[Extracted data entries]
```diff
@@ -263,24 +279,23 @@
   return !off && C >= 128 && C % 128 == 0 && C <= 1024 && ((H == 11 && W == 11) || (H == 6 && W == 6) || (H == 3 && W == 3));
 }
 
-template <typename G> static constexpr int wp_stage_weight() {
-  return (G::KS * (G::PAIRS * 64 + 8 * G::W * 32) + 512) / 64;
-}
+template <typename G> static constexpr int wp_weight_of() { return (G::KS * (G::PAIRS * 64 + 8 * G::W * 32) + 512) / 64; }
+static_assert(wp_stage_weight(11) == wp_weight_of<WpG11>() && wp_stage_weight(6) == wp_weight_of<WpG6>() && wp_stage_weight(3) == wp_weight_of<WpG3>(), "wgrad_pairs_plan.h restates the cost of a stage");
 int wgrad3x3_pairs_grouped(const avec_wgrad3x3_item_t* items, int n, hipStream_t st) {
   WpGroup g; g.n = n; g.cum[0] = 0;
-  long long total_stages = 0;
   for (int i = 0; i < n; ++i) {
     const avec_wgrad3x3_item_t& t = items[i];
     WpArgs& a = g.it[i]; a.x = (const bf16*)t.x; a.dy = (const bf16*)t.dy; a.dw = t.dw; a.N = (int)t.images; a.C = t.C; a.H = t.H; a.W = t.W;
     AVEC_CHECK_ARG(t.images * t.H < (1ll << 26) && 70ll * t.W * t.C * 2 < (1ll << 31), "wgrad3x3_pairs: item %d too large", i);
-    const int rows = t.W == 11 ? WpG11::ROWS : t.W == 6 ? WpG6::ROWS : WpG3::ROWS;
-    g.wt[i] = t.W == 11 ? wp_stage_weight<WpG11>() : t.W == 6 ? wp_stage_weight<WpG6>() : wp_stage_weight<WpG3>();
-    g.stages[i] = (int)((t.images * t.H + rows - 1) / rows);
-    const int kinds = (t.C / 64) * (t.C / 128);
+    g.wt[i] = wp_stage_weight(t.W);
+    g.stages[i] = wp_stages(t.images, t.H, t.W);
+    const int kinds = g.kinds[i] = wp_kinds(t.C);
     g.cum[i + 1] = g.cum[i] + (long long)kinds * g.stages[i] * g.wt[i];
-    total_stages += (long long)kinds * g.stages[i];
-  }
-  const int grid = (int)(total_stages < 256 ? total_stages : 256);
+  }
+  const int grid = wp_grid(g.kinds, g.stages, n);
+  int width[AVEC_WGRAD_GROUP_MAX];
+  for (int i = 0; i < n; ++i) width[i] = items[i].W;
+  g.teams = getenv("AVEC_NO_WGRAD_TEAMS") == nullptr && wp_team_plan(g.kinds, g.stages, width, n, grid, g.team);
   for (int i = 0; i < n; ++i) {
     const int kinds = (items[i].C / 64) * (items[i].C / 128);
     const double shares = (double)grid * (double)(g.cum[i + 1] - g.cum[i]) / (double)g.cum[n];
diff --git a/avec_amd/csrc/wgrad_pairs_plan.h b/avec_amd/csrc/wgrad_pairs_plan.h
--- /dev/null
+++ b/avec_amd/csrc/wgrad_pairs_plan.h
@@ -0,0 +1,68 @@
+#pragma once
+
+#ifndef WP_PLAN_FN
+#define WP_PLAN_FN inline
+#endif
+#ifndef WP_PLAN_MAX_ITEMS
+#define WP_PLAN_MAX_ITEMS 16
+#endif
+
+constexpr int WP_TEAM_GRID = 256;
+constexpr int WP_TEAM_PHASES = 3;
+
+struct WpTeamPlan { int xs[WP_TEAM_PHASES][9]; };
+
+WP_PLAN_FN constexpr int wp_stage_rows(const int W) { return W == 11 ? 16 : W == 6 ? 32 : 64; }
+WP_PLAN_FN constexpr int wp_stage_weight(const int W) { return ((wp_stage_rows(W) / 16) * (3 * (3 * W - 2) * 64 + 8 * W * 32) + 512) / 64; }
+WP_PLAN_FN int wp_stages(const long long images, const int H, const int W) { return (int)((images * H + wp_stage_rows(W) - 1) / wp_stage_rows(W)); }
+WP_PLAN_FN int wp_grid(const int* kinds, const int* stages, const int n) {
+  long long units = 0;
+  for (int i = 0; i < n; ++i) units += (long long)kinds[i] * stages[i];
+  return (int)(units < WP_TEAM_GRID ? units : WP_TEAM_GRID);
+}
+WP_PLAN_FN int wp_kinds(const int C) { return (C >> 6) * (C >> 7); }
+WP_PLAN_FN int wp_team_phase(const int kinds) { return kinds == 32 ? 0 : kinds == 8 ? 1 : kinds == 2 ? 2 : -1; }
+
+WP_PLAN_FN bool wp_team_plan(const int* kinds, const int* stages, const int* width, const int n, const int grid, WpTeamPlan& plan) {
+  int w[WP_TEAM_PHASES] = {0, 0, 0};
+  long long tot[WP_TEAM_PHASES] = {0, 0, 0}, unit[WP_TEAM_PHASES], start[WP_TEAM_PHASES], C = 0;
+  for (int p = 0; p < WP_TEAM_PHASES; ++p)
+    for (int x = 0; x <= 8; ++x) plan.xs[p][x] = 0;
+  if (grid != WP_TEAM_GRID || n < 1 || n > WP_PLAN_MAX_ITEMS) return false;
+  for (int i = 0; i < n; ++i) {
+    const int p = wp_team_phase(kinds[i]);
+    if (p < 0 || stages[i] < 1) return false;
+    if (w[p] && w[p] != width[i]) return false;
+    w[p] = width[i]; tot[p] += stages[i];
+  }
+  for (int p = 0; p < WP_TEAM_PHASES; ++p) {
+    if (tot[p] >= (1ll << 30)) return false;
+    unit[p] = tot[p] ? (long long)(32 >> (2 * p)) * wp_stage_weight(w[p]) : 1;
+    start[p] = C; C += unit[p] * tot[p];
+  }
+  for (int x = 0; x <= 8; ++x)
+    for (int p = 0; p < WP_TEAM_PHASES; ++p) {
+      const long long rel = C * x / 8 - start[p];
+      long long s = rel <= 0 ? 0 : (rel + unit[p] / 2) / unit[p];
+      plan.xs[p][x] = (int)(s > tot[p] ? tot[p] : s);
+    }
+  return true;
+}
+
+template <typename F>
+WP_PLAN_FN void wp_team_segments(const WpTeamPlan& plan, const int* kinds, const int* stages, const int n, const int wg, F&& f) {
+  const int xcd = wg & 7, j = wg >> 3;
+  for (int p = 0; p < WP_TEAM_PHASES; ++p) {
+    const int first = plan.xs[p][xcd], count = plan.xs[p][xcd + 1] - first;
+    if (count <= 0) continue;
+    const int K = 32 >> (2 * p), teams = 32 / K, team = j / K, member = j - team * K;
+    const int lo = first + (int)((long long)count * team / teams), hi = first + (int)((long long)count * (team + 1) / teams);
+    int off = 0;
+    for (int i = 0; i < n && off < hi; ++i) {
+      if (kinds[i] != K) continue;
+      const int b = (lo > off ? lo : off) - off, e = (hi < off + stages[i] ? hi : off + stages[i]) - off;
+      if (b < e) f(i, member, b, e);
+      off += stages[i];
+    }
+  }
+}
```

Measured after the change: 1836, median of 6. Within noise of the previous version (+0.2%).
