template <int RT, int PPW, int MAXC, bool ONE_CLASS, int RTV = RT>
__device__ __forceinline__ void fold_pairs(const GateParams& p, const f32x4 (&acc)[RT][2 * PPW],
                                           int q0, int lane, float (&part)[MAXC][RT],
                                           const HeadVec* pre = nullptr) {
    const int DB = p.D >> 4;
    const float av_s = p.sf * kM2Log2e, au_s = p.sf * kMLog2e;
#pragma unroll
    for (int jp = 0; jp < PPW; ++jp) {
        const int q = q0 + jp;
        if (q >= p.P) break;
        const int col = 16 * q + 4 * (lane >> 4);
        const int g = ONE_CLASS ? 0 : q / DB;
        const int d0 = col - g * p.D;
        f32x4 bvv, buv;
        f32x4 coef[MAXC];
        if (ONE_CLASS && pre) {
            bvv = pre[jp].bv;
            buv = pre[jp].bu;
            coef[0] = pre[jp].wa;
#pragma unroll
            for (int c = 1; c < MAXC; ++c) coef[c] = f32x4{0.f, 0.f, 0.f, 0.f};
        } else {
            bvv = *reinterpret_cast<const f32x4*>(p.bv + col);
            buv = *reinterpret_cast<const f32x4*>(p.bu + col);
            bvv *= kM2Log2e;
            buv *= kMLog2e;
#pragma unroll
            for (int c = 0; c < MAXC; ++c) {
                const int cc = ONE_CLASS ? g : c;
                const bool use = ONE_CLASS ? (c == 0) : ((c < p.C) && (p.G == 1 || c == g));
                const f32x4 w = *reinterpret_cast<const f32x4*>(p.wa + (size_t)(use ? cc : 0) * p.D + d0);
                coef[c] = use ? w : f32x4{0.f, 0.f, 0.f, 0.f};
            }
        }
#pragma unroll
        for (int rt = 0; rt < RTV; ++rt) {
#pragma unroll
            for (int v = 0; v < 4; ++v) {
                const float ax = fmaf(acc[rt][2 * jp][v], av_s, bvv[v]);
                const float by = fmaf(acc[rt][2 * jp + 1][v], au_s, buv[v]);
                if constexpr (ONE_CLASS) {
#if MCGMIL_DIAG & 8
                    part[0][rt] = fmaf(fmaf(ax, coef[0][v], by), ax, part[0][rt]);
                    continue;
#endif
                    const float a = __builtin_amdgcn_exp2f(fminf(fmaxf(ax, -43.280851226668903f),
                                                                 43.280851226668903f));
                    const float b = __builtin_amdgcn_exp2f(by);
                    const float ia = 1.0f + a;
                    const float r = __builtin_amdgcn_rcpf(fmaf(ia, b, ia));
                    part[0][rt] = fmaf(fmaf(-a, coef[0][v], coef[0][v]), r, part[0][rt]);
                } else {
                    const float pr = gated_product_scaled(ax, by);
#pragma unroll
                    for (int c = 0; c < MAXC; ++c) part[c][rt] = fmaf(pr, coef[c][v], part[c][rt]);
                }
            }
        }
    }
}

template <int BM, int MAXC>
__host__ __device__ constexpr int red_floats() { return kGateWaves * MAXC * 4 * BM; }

_TASK INSTRUCTIONS_
From the line containing "coef[c] = use" down to the last line of the records, transcribe every line exactly and add nothing else.

_ANSWER SPACE_
                coef[c] = use ? w : f32x4{0.f, 0.f, 0.f, 0.f};
            }
        }
#pragma unroll
        for (int rt = 0; rt < RTV; ++rt) {
#pragma unroll
            for (int v = 0; v < 4; ++v) {
                const float ax = fmaf(acc[rt][2 * jp][v], av_s, bvv[v]);
                const float by = fmaf(acc[rt][2 * jp + 1][v], au_s, buv[v]);
                if constexpr (ONE_CLASS) {
#if MCGMIL_DIAG & 8
                    part[0][rt] = fmaf(fmaf(ax, coef[0][v], by), ax, part[0][rt]);
                    continue;
#endif
                    const float a = __builtin_amdgcn_exp2f(fminf(fmaxf(ax, -43.280851226668903f),
                                                                 43.280851226668903f));
                    const float b = __builtin_amdgcn_exp2f(by);
                    const float ia = 1.0f + a;
                    const float r = __builtin_amdgcn_rcpf(fmaf(ia, b, ia));
                    part[0][rt] = fmaf(fmaf(-a, coef[0][v], coef[0][v]), r, part[0][rt]);
                } else {
                    const float pr = gated_product_scaled(ax, by);
#pragma unroll
                    for (int c = 0; c < MAXC; ++c) part[c][rt] = fmaf(pr, coef[c][v], part[c][rt]);
                }
            }
        }
    }
}

template <int BM, int MAXC>
__host__ __device__ constexpr int red_floats() { return kGateWaves * MAXC * 4 * BM; }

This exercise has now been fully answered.